> **Supplied entries**
# akloetgen/PARA-suite

Measured on AMD Instinct MI355X. Metric: aligned reads/sec (10Mx50bp PAR-CLIP vs hg19-size genome) on MI355X; SAM bit-exact vs own CPU restatement (parity unpinned), higher is better.
Workload: dtype u64

## Files before the change

### para-suite_amd/csrc/ps_core.h

```cpp
#pragma once
#include "ps_types.h"

namespace ps {

PS_HD uint32_t ps_popc(uint32_t x)
{
#ifdef __HIP_DEVICE_COMPILE__
    return (uint32_t)__popc(x);
#else
    return (uint32_t)__builtin_popcount(x);
#endif
}
PS_HD uint32_t pfx_mask32(int ns)
{
    return ns >= 32 ? 0xFFFFFFFFu : (ns <= 0 ? 0u : ((1u << ns) - 1u));
}

struct Blk { uint32_t x[16]; };

#ifdef __HIP_DEVICE_COMPILE__
#define PS_AS_GLOBAL(T, p) ((const __attribute__((address_space(1))) T *)(p))
#define PS_AS_GLOBAL_W(T, p) ((__attribute__((address_space(1))) T *)(p))
typedef uint32_t ps_u32x4 __attribute__((ext_vector_type(4)));
typedef uint32_t ps_u32x2 __attribute__((ext_vector_type(2)));
// ... 111 lines not shown
    blk_count4(xk, need_k ? ok_ + 1 : 0, ck);
    if (!need_k) { ck[0] = ck[1] = ck[2] = ck[3] = 0; }
    ++st.pairs;
    if (need_k && !other) ++st.same;
}
PS_HD void occ_pair1(const IndexView &ix, bwtint k, bwtint l, int c, uint32_t &ok, uint32_t &ol, LaneStats &st)
{
    int ol_ = 0, ok_ = 0;
    const uint32_t bl = blk_of(row_to_stored(ix.primary, l), ol_);
    uint32_t bk = bl;
    bool need_k = k != 0;
    if (need_k) bk = blk_of(row_to_stored(ix.primary, k - 1), ok_);
    Blk xl, xk;
    load_blk(ix.blocks, bl, xl);
    bool other = need_k && bk != bl;
    if (other) load_blk(ix.blocks, bk, xk);
    ol = blk_count1(xl, ol_ + 1, c);
    if (!need_k) ok = 0;
    else if (other) ok = blk_count1(xk, ok_ + 1, c);
    else ok = blk_count1(xl, ok_ + 1, c);
    ++st.pairs;
    if (need_k && !other) ++st.same;
}

PS_HD int read_base(const uint32_t *bases, const uint32_t *nmask, int n_reads, int r, int j)
{
    uint32_t w = bases[(size_t)(j >> 4) * n_reads + r];
    uint32_t m = nmask[(size_t)(j >> 5) * n_reads + r];
    return ((m >> (j & 31)) & 1u) ? 4 : (int)((w >> (2 * (j & 15))) & 3u);
}

PS_HD uint8_t cw_pack(int bid, bool eq) { return (uint8_t)((bid > 127 ? 127 : bid) | (eq ? 0x80 : 0)); }

struct WChain { bwtint k, l; int bid; uint32_t prev_w; };
PS_HD void wchain_init(const IndexView &ix, WChain &c) { c.k = 0; c.l = ix.seq_len; c.bid = 0; c.prev_w = 0xFFFFFFFFu; }
PS_HD void wchain_step(const IndexView &ix, WChain &c, int base, uint32_t &w_out, uint8_t &cw_out, bool first, LaneStats &st)
{
    if (base < 4) {
        uint32_t ok, ol;
        occ_pair1(ix, c.k, c.l, base, ok, ol, st);
        const bwtint l2 = L2_of(ix, base);
        c.k = l2 + ok + 1;
        c.l = l2 + ol;
    }
    if (c.k > c.l || base > 3) { c.k = 0; c.l = ix.seq_len; ++c.bid; }
    uint32_t w = width32(c.k, c.l);
    w_out = w;
    cw_out = cw_pack(c.bid, !first && w == c.prev_w);
    c.prev_w = w;
}

static const int PS_POP_TRIES = 1;
enum { M_FETCH = 0, M_POP = 1, M_EXACT = 2, M_EXPAND = 3, M_EXIT = 4, M_HIT = 5,
       M_GROW = 6 };

struct BtLane {
    int r, mode;
    bwtint k, l;
    int i, score, units, n_mm, n_gapo, n_gape, n_ins, n_del, state, ldp;
    bool have_cur;
    int best_score, max_units, n_aln, n_stack, status;
    unsigned long long best_cnt;
    unsigned long long bm0, bm1;
    uint32_t bump, free_head, iters0;
    uint32_t rn0, rn1;
    int len;
    uint32_t n_phantom;
    uint32_t cap;
    LaneStats st;
};

PS_HD int lm_ncw(int len) { return (len + 1 + 3) >> 2; }
PS_HD int lm_ncsw(int seed_len) { return seed_len > 0 ? (seed_len + 1 + 3) >> 2 : 0; }
PS_HD bool lm_nmask_in_regs(int len) { return len <= 64; }
PS_HD int lm_heads_off(int len, int seed_len) { return 4 * (lm_ncw(len) + lm_ncsw(seed_len) + ((len + 15) >> 4) + (lm_nmask_in_regs(len) ? 0 : ((len + 31) >> 5))); }
PS_HD int lm_bytes(int len, int seed_len, int n_buckets, bool wide)
{
    int n = lm_heads_off(len, seed_len) + (wide ? 0 : 2 * n_buckets);
    n = (n + 3) & ~3;
    if (((n >> 2) & 1) == 0) n += 4;
    return n;
}

static const int PS_JUMP_SLOT_WORDS = 8, PS_JUMP_MAX_LEVELS = 14;
PS_HD uint32_t jump_level_off(int d) { return 0x55555555u & ((1u << (2 * d)) - 1u); }
PS_HD size_t jump_words(int levels) { return (size_t)jump_level_off(levels) * PS_JUMP_SLOT_WORDS; }
PS_HD int jump_levels_for(bwtint seq_len) { int k = 0; while (k < PS_JUMP_MAX_LEVELS && (seq_len >> (2 * k)) >= 48) ++k; return k; }

static const int PS_CHASE_MIN2 = 16;
struct BtHot {
    const OccBlock *blocks; bwtint primary;
    const uint32_t *jump; uint32_t jump_levels;
    uint32_t skip_levels;
    uint32_t L2lo[4], L2hi;
    uint32_t s_pk[5], u_pk[5];
    uint32_t p0, p1, p2, p3;
    uint32_t inv_c_min, max_entries, pool_cap, n_reads, big_cap;
    uint32_t c_min;
    uint32_t chase;
    PS_HD int len() const { return (int)(p0 & 0xffu); }
    PS_HD int seed_len() const { return (int)((p0 >> 8) & 0xffu); }
    PS_HD int indel_end_skip() const { return (int)((p0 >> 16) & 0xffu); }
    PS_HD int max_del_occ() const { return (int)(p0 >> 24); }
    PS_HD int max_gapo() const { return (int)(p1 & 0xfu); }
    PS_HD int max_gape() const { return (int)((p1 >> 4) & 0xfu); }
    PS_HD bool mode_gape() const { return ((p1 >> 8) & 1u) != 0; }
    PS_HD bool use_seed() const { return ((p1 >> 9) & 1u) != 0; }
    PS_HD bool profile() const { return ((p1 >> 10) & 1u) != 0; }
    PS_HD bool has_big() const { return ((p1 >> 11) & 1u) != 0; }
    PS_HD int seed_units() const { return (int)((p1 >> 12) & 0xfffu); }
    PS_HD int u_tight() const { return (int)(p1 >> 24); }
    PS_HD int s_gapo_ins() const { return (int)(p2 & 0xffu); }
    PS_HD int s_gape() const { return (int)((p2 >> 8) & 0xffu); }
    PS_HD int s_gapo_del() const { return (int)((p2 >> 16) & 0xffu); }
    PS_HD int s_stop() const { return (int)(p2 >> 24); }
    PS_HD int u_gapo_ins() const { return (int)(p3 & 0xffu); }
    PS_HD int u_gape() const { return (int)((p3 >> 8) & 0xffu); }
    PS_HD int u_gapo_del() const { return (int)((p3 >> 16) & 0xffu); }
    PS_HD int n_buckets() const { return (int)(p3 >> 24); }
    PS_HD bwtint L2(int c) const
// ... 426 lines not shown
```

### para-suite_amd/csrc/ps_effort.hip

```cpp
#include <hip/hip_runtime.h>
#include "ps_core.h"
#include <stdexcept>
#include "ps_kernels.h"
#include "ps_budget.h"

namespace ps {

struct EChain {
    bwtint k, l;
    uint32_t cost_lo, cost_hi;
    int piece;
    int n_rs;
    int cl_n, cl_last;
    uint32_t cl_lo, cl_hi;
};
__device__ __forceinline__ void echain_restart(const EffortArgs &a, EChain &c, bool lo_half)
{
    c.k = 0; c.l = a.ix.seq_len; c.piece = 0; c.cl_n = 0; ++c.n_rs;
    if (lo_half) c.cost_lo += (uint32_t)a.c_restart; else c.cost_hi += (uint32_t)a.c_restart;
}
__device__ __forceinline__ void echain_step(const EffortArgs &a, EChain &c, int sym, uint32_t cw, int pos, bool lo_half, LaneStats &st)
{
    uint32_t ck[4], cl[4];
    occ_pair4(a.ix.blocks, a.ix.primary, c.k, c.l, ck, cl, st);
    if (sym < 4) {
        const uint32_t ok = sel4(ck, sym), ol = sel4(cl, sym);
        if (ok < ol) { const bwtint b = L2_of(a.ix, sym); c.k = b + ok + 1; c.l = b + ol; ++c.piece; return; }
    }
    int best = -1; uint32_t best_cost = 0xffu;
    if (c.l - c.k < (bwtint)a.w_pin) {
#pragma unroll
        for (int t = 0; t < 4; ++t) {
            const uint32_t ct = (cw >> (8 * t)) & 0xffu;
            if (t != sym && ck[t] < cl[t] && ct < best_cost) { best = t; best_cost = ct; }
        }
    }
    if (best < 0) { echain_restart(a, c, lo_half); return; }
    const int d = pos > c.cl_last ? pos - c.cl_last : c.cl_last - pos;
    if (c.cl_n > 0 && d <= 4) ++c.cl_n; else { c.cl_n = 1; c.cl_lo = c.cost_lo; c.cl_hi = c.cost_hi; }
    c.cl_last = pos;
    if (lo_half) c.cost_lo += best_cost; else c.cost_hi += best_cost;
    if (c.cl_n >= 3) {
        c.k = 0; c.l = a.ix.seq_len; c.piece = 0; c.cl_n = 0; ++c.n_rs;
        return;
    }
    const bwtint b = L2_of(a.ix, best);
    c.k = b + sel4(ck, best) + 1; c.l = b + sel4(cl, best); ++c.piece;
}
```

> **Goal of the exercise**
Search the listing above for the string "define" and copy each line that has it.

> **Response**
#define PS_AS_GLOBAL(T, p) ((const __attribute__((address_space(1))) T *)(p))
#define PS_AS_GLOBAL_W(T, p) ((__attribute__((address_space(1))) T *)(p))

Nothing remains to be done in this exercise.